Granulocyte-macrophage colony-stimulating factor (GM-CSF) plays a central part in orchestrating trained immunity (TI) across the hematopoietic hierarchy, functioning both as a direct activator of TI and as a critical mediator sustaining TI once established. GM-CSF-induced TI promotes persistent metabolic and epigenetic reprogramming in monocytes and their progenitors, driving long-lasting hyperinflammatory responses that accelerate atherogenesis. In atherosclerotic lesions, elevated GM-CSF amplifies myelopoiesis, enhances monocyte recruitment, and sustains pro-inflammatory macrophage activity, thereby contributing to plaque progression and instability. Because GM-CSF functions both upstream and downstream of TI, it reinforces a self-perpetuating inflammatory circuit within the vessel wall and bone marrow. Targeting GM-CSF or its downstream training pathways therefore offers a promising strategy to interrupt chronic innate immune activation and mitigate cardiovascular risk beyond conventional lipid-lowering therapies. However, the mechanism of GM-CSF-induced TI remains poorly characterized.
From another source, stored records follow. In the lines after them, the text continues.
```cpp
template <typename T>
static int run_bf16(const pn_index *ix, Workspace &ws, const Bf16Plan &plan, const T *Qp, size_t nq, size_t nq_pad,
                    size_t kout, uint64_t *d_idx, T *d_dist, size_t out_stride, hipStream_t s, CallRec *rec,
                    const T *d_q_raw = nullptr, size_t q_stride = 0, const T *qnorm = nullptr) {
    if (!plan.ok) return fail(PN_ERR_UNSUPPORTED, "bf16 tier cannot serve k = %zu", kout);
    const bool cosine = ix->metric == 1;
    if (cosine && (!qnorm || d_q_raw)) return fail(PN_ERR_INVALID, "Cosine tier: query norms missing");
    const int cap = plan.cap, nseg = plan.grid.nseg;
    const size_t kp = (size_t)plan.kp;
    const size_t cells = (size_t)nseg * nq_pad, slots = cells * (size_t)cap;
    PNCHK(ws.w_bq.ensure(bf16_query_bytes(nq_pad, (int)ix->dim, ix->bf16_ci)));
    PNCHK(ws.w_qn.ensure(nq_pad * sizeof(double)));
    PNCHK(ws.w_qbad.ensure(nq_pad * sizeof(uint32_t)));
    PNCHK(ws.w_keys.ensure(slots * 2 * sizeof(uint32_t)));
    PNCHK(ws.w_cnt.ensure(cells * sizeof(uint32_t)));
    PNCHK(ws.w_tau.ensure(cells * sizeof(uint32_t)));
    PNCHK(ws.w_flags.ensure(nq_pad * sizeof(uint32_t)));
    PNCHK(ws.w_gsel.ensure(nq_pad * sizeof(uint32_t)));
    uint32_t *d_misc = (uint32_t *)ws.w_misc.p;
    const bool model = plan.model_seed && ix->d_smodel;
    Bf16SeedModel smd{};
    if (model) {
        PNCHK(ws.w_seed.ensure(nq_pad * sizeof(uint32_t)));
        smd.m1 = ix->d_smodel;
        smd.a = ix->d_smodel + ix->ld;
        smd.b = ix->d_smodel + 2 * ix->ld;
        smd.c0 = ix->sm_c0;
        smd.v0 = ix->sm_v0;
        smd.z = plan.model_z;
        smd.seed_out = (uint32_t *)ws.w_seed.p;
        if (rec) rec->model_seed = true;
    }
    if (cosine) {
        PNCHK(ws.w_qnrm.ensure(nq_pad * ix->ld * sizeof(double)));
        HIPCHK(launch_cos_normalize_rows<T>(Qp, nq, nq_pad, (int)ix->dim, ix->ld, (double *)ws.w_qnrm.p, ix->ld, nullptr,
                                            true, s));
        HIPCHK(launch_bf16_pack_queries<double>((const double *)ws.w_qnrm.p, ix->d_mu, nq, nq_pad, (int)ix->dim, ix->ld,
                                                ws.w_bq.p, (double *)ws.w_qn.p, (uint32_t *)ws.w_qbad.p, ix->bf16_ci,
                                                ix->bf16_bmax, ix->bf16_dmax, s, (double *)nullptr, 0, nullptr,
                                                model ? &smd : nullptr));
    } else if (d_q_raw)
        HIPCHK(launch_bf16_pack_queries(d_q_raw, ix->d_mu, nq, nq_pad, (int)ix->dim, q_stride, ws.w_bq.p,
                                        (double *)ws.w_qn.p, (uint32_t *)ws.w_qbad.p, ix->bf16_ci, ix->bf16_bmax,
                                        ix->bf16_dmax, s, const_cast<T *>(Qp), ix->ld, d_misc, model ? &smd : nullptr));
    else
        HIPCHK(launch_bf16_pack_queries(Qp, ix->d_mu, nq, nq_pad, (int)ix->dim, ix->ld, ws.w_bq.p, (double *)ws.w_qn.p,
                                        (uint32_t *)ws.w_qbad.p, ix->bf16_ci, ix->bf16_bmax, ix->bf16_dmax, s,
                                        (T *)nullptr, 0, nullptr, model ? &smd : nullptr));
    CandBuf cb{ws.w_keys.p, (uint32_t *)ws.w_keys.p + 1, (uint32_t *)ws.w_cnt.p, ws.w_tau.p, nq_pad, nseg, cap, 2};
    cb.final_keep = bf16_cell_max((int)kp, cap, nseg, bf16_is_wide((int)ix->dim));
    if (!plan.grid.aligned) {
        HIPCHK(hipMemsetAsync(ws.w_cnt.p, 0, cells * sizeof(uint32_t), s));
        HIPCHK(hipMemsetD32Async((hipDeviceptr_t)ws.w_tau.p, (int)0xFF800000u, cells, s));
    }
    const bool prof = rec && rec->prof;
    if (prof) {
        HIPCHK(hipEventRecord(rec->ev[0], s));
        rec->hot = true;
        rec->two_launches = plan.shared_scout && !model;
    }
    Bf16Launch main{ix->d_img, ix->n, (int)ix->dim, ix->bf16_ci, ws.w_bq.p, (int)kp, cb, plan.grid, plan.main_pass, plan.main_kernel};
    auto launch = [&](const Bf16Launch &l) { return plan.wide ? launch_bf16_wide_filter(l, s) : launch_bf16_filter(l, s); };
    if (plan.shared_scout) {
        const size_t words = cells * 2 * (size_t)bf16_scout_list();
        PNCHK(ws.w_lists.ensure(words * sizeof(float)));
        PNCHK(ws.w_seed.ensure(nq_pad * sizeof(uint32_t)));
        if (!plan.grid.aligned)
            HIPCHK(hipMemsetD32Async((hipDeviceptr_t)ws.w_lists.p, (int)0x7F800000u, words, s));
        if (!model) {
            if (!plan.wide && bf16_seed_in_kernel(nseg) && plan.seed_rank <= bf16_scout_list())
                main.seed = Bf16SeedLists{(const float *)ws.w_lists.p, (uint32_t)plan.seed_rank, (uint32_t)nq, (uint32_t *)ws.w_seed.p};
            Bf16Launch scout = main;
            scout.pass = Bf16Pass::ScoutOnly;
            scout.kernel = plan.wide ? Bf16Kernel::Wide : Bf16Kernel::Four;
            scout.scout_tiles = plan.scout_tiles;
            scout.scout_out = (float *)ws.w_lists.p;
            if (plan.n_refresh == 0) scout.seed.reset();
            HIPCHK(launch(scout));
            if (!main.seed)
                HIPCHK(launch_bf16_seed((const float *)ws.w_lists.p, nq_pad, nseg, plan.seed_rank, (uint32_t *)ws.w_seed.p, s, nq));
        }
        if (plan.n_refresh > 0) {
            const void *pc_before = ws.w_pcnt.p;
            PNCHK(ws.w_pcnt.ensure(cells * sizeof(uint32_t)));
            if (ws.w_pcnt.p != pc_before) ws.sh_nseg = 0;
            if (ws.sh_nseg != (size_t)nseg || ws.sh_nq_pad != nq_pad) {
                HIPCHK(hipMemsetAsync(ws.w_pcnt.p, 0, cells * sizeof(uint32_t), s));
                ws.sh_nseg = (size_t)nseg;
                ws.sh_nq_pad = nq_pad;
            }
            ws.sh_epoch = ws.sh_epoch % 4095u + 1u;
            main.refresh = Bf16Refresh{(uint32_t *)ws.w_pcnt.p, d_misc + 8, ws.sh_epoch, (uint32_t)plan.sh_rank, plan.n_refresh};
        }
    }
    if (plan.main_pass == Bf16Pass::Seeded)
        main.tau = (const uint32_t *)ws.w_seed.p;
    else
        main.scout_tiles = plan.scout_max;
    HIPCHK(launch(main));
    if (prof) HIPCHK(hipEventRecord(rec->ev[1], s));
    if (cosine) {
        HIPCHK(launch_select_rerank<T>(cb, (const T *)ix->d_pts, ix->n, (int)ix->dim, ix->ld, Qp, (int)nq, ix->ld, (int)kout,
                                       ix->index_base, d_idx, d_dist, out_stride, (uint32_t *)ws.w_flags.p, d_misc,
                                       (const double *)ws.w_qn.p, (const uint32_t *)ws.w_qbad.p, (uint32_t *)ws.w_gsel.p,
                                       ix->d_stats, s, plan.first_eval, cb.final_keep, (const T *)ix->d_cnorm, qnorm));
        return PN_OK;
    }
    HIPCHK(launch_select_rerank<T>(cb, (const T *)ix->d_pts, ix->n, (int)ix->dim, ix->ld, Qp, (int)nq, ix->ld, (int)kout,
                                   ix->index_base, d_idx, d_dist, out_stride, (uint32_t *)ws.w_flags.p, d_misc,
                                   (const double *)ws.w_qn.p, (const uint32_t *)ws.w_qbad.p, (uint32_t *)ws.w_gsel.p,
                                   ix->d_stats, s, plan.first_eval, cb.final_keep));
    return PN_OK;
}

template <typename T>
static int query_enqueue(const pn_index *ix, Workspace &ws, const T *d_q, size_t nq, size_t q_cols, size_t q_stride,
                         size_t kout, uint64_t *d_idx, T *d_dist, size_t out_stride, hipStream_t s) {
    const size_t dim_eff = q_cols < ix->dim ? q_cols : ix->dim;
    int level;
    uint64_t call_id;
    {
        std::lock_guard<std::mutex> lk(ix->sh.mu);
        recs_collect(ix, false);
        level = ix->sh.bf16_level;
        call_id = ix->sh.next_call++;
// ... 3168 lines not shown
```

petal-neighbors_amd/csrc/pn_internal.h:

```cpp
#pragma once
#include <hip/hip_runtime.h>

#include <atomic>
#include <cstddef>
#include <cstdint>
#include <cstdlib>
#include <optional>
#include <type_traits>

#include "bf16_launch.h"

namespace pn {

inline bool debug_plan() {
    static const bool on = getenv("PN_DEBUG_PLAN") != nullptr;
    return on;
}

struct LdsAttrOnce {
    std::atomic<uint64_t> done{0};
    hipError_t ensure(const void *kern, size_t bytes) {
        int dev = 0;
        hipError_t e = hipGetDevice(&dev);
        if (e != hipSuccess) return e;
// ... 324 lines not shown
hipError_t launch_pack_rows(const T *src, size_t n, size_t cols, size_t row_stride, T *dst, size_t n_pad, size_t ld,
                            hipStream_t s);
hipError_t launch_fill_uniform_f32(float *out, uint64_t count, uint64_t seed, uint64_t first, hipStream_t s);
hipError_t launch_row_norms_f32(const float *X, size_t n_pad, size_t n, int dim, size_t ld, float alpha,
                                float *norm_out, uint32_t *nonfinite_flag, hipStream_t s);

bool mfma_supported(int dim, size_t ld);
int mfma_v2_max_segments(size_t q_tiles, int n_wg);
size_t mfma_v2_gcand_bytes(int n_wg, int kp);
int mfma_v2_cap_for(int kp);
hipError_t launch_mfma_filter_v2_f32(const float *P, const float *pnorm, size_t n, size_t ldp, const float *Q,
                                     const float *qnorm, size_t ldq, int kp, const CandBuf &cb, int n_wg,
                                     uint32_t *gcand, hipStream_t s);

hipError_t launch_mfma_radius_f32(const float *P, const float *pnorm, size_t n, size_t ldp, const float *Q,
                                  const float *qnorm, size_t nq_pad, float tau_excl, uint32_t cap, uint32_t *rcnt,
                                  uint32_t *ridx, int n_wg, hipStream_t s);
hipError_t launch_radius_check_f32(const uint32_t *rcnt, const uint32_t *ridx, size_t nq_pad, int nseg, uint32_t cap,
                                   const float *P, size_t ldp, const float *Q, int nq, int dim, float r,
                                   uint32_t *kept, uint32_t *nkept, uint32_t *overflow, int ridx_stride,
                                   uint32_t *over_q , hipStream_t s,
                                   float *kept_dist = nullptr);
hipError_t launch_radius_gather(const uint32_t *kept, const uint32_t *nkept, const uint64_t *offsets, int nq,
                                size_t kept_stride, uint64_t index_base, uint64_t *out, hipStream_t s,
                                const void *kept_dist = nullptr, void *out_dist = nullptr, int dist_bytes = 0);

bool bf16_supported(int dim);
bool bf16_is_wide(int dim);
int bf16_ks_for(int dim, bool ci);
bool bf16_ci_candidate(int dim);
size_t bf16_image_bytes(size_t n, int dim, bool ci);
size_t bf16_query_bytes(size_t nq_pad, int dim, bool ci);
int bf16_cap_for(int kp);
int bf16_query_tile();
template <typename T>
hipError_t launch_bf16_column_sums(const T *P, size_t n, int dim, size_t ld, double *sums, hipStream_t s);
hipError_t launch_bf16_selftest(float *out, hipStream_t s);
hipError_t launch_bf16_decide_mu(const double *sums, size_t n, int dim, bool never, float *mu, uint32_t *words, hipStream_t s);
template <typename T>
hipError_t launch_bf16_row_stats(const T *P, const float *mu, size_t n, int dim, size_t ld, double *out4,
                                 hipStream_t s);
template <typename T>
hipError_t launch_cos_normalize_rows(const T *X, size_t n_valid, size_t n_out, int dim, size_t ld_in, double *out,
                                     size_t ld_out, uint32_t *bad, bool nan_rows, hipStream_t s);
template <typename T>
hipError_t launch_bf16_pack_corpus(const T *P, const float *mu, size_t n, int dim, size_t ld, void *img,
                                   uint32_t *bad, bool ci, hipStream_t s);
bool bf16_pack_fused_supported(int dim);
struct Bf16SeedModel {
    const float *m1 = nullptr, *a = nullptr, *b = nullptr;
    double c0 = 0.0, v0 = 0.0, z = 0.0;
    uint32_t *seed_out = nullptr;
};
template <typename T>
hipError_t launch_bf16_pack_queries(const T *Q, const float *mu, size_t nq, size_t nq_pad, int dim, size_t ld,
                                    void *B, double *qn, uint32_t *qbad, bool ci, double bmax, double dmax,
                                    hipStream_t s, T *Qp = nullptr, size_t ldq = 0, uint32_t *misc = nullptr,
                                    const Bf16SeedModel *sm = nullptr);
template <typename T>
hipError_t launch_bf16_column_moments(const T *P, const float *mu, size_t n, int dim, size_t ld, double *out, hipStream_t s);
struct Bf16SeedLists {
    const float *lists;
    uint32_t rank, nq;
    uint32_t *words;
};
struct Bf16Refresh {
    uint32_t *pcnt, *done;
    uint32_t epoch, rank;
    int n_refresh;
};
struct Bf16Launch {
    const void *img;
    size_t n;
    int dim;
    bool ci;
    const void *B;
    int kp;
    CandBuf cb;
    Bf16Grid grid;
    Bf16Pass pass;
    Bf16Kernel kernel;
    int scout_tiles = 0;
    const uint32_t *tau = nullptr;
    float *scout_out = nullptr;
    std::optional<Bf16SeedLists> seed;
    std::optional<Bf16Refresh> refresh;
};
bool bf16_seed_in_kernel(int nseg);
bool bf16_shared_supported(int cap);
hipError_t launch_bf16_filter(const Bf16Launch &l, hipStream_t s);
hipError_t launch_bf16_wide_filter(const Bf16Launch &l, hipStream_t s);
int bf16_scout_list();
int bf16_cell_max(int kp, int cap, int nseg, bool wide);
hipError_t launch_bf16_seed(const float *lists, size_t nq_pad, int nseg, int rank, uint32_t *out, hipStream_t s,
                            size_t nq = 0);
hipError_t launch_bf16_radius_tau(const double *qn, size_t nq_pad, double tau_r, uint32_t *out, hipStream_t s);

template <typename T>
hipError_t launch_bf16_radii_tau(const double *qn, const T *radii, size_t nq, size_t nq_pad, int dim, bool cosine,
                                 uint32_t *out, uint32_t *qbad, hipStream_t s);
hipError_t launch_radii_add_listed(const uint32_t *nsel, unsigned long long *stats, hipStream_t s);
hipError_t launch_bf16_bound(const void *img, const void *B, size_t n_rows, size_t nq, int dim, float *out, bool ci,
                             hipStream_t s);

}

#include "host_tree.h"

struct pn_index;
namespace pn {
int set_error(int code, const char *fmt, ...);
int query_device_strided_f32(const pn_index *ix, const float *d_q, size_t nq, size_t q_cols, size_t q_stride, size_t k,
                             uint64_t *d_idx, float *d_dist, size_t out_stride, hipStream_t s);
int query_device_strided_f64(const pn_index *ix, const double *d_q, size_t nq, size_t q_cols, size_t q_stride, size_t k,
                             uint64_t *d_idx, double *d_dist, size_t out_stride, hipStream_t s);
const void *index_rows(const pn_index *ix, size_t *ld);
int merge_topk_device_keys_f32(const uint64_t *pi, const float *pd, size_t np, size_t is, size_t ds, size_t nq, size_t kp,
                               size_t ko, uint64_t *oi, float *od, int device, void *stream, bool signed_keys);
int merge_topk_device_keys_f64(const uint64_t *pi, const double *pd, size_t np, size_t is, size_t ds, size_t nq, size_t kp,
                               size_t ko, uint64_t *oi, double *od, int device, void *stream, bool signed_keys);
}
```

In this study, we investigated GM-CSF-induced TI and characterized the accompanying metabolic and epigenetic reprogramming, with a particular focus on the role of liver X receptors (LXRs) in this process. Our results demonstrate that GM-CSF induces TI by enhancing cellular metabolism, as evidenced by increased glycolysis, mitochondrial activity, fatty acid oxidation, and pyruvate metabolism. Lipidomics and RNA sequencing analyses revealed upregulation of lipid synthesis, high triglyceride storage, and acetyl-CoA–producing pathways, leading to increased histone acetylation in GM-CSF–trained cells. Furthermore, glycolysis and mitochondrial metabolism are essential for establishing TI in these cells. Notably, GM-CSF activated LXR signaling, potentially mediated via PPARγ. Pharmacological activation of LXR amplified, but its inhibition attenuated, GM-CSF–induced TI via reducing glycolytic flux and histone acetylation. Interestingly, LXR antagonist suppressed metabolic rewiring and histone modifications induced by oxidized low-density lipoprotein (oxLDL), a pathological LXR agonist.
Together, GM-CSF induced TI may contribute to the pathogenesis of atherosclerosis and cellular metabolism and LXR signaling might be targeted as a potential therapeutic approach to modulate maladaptive TI.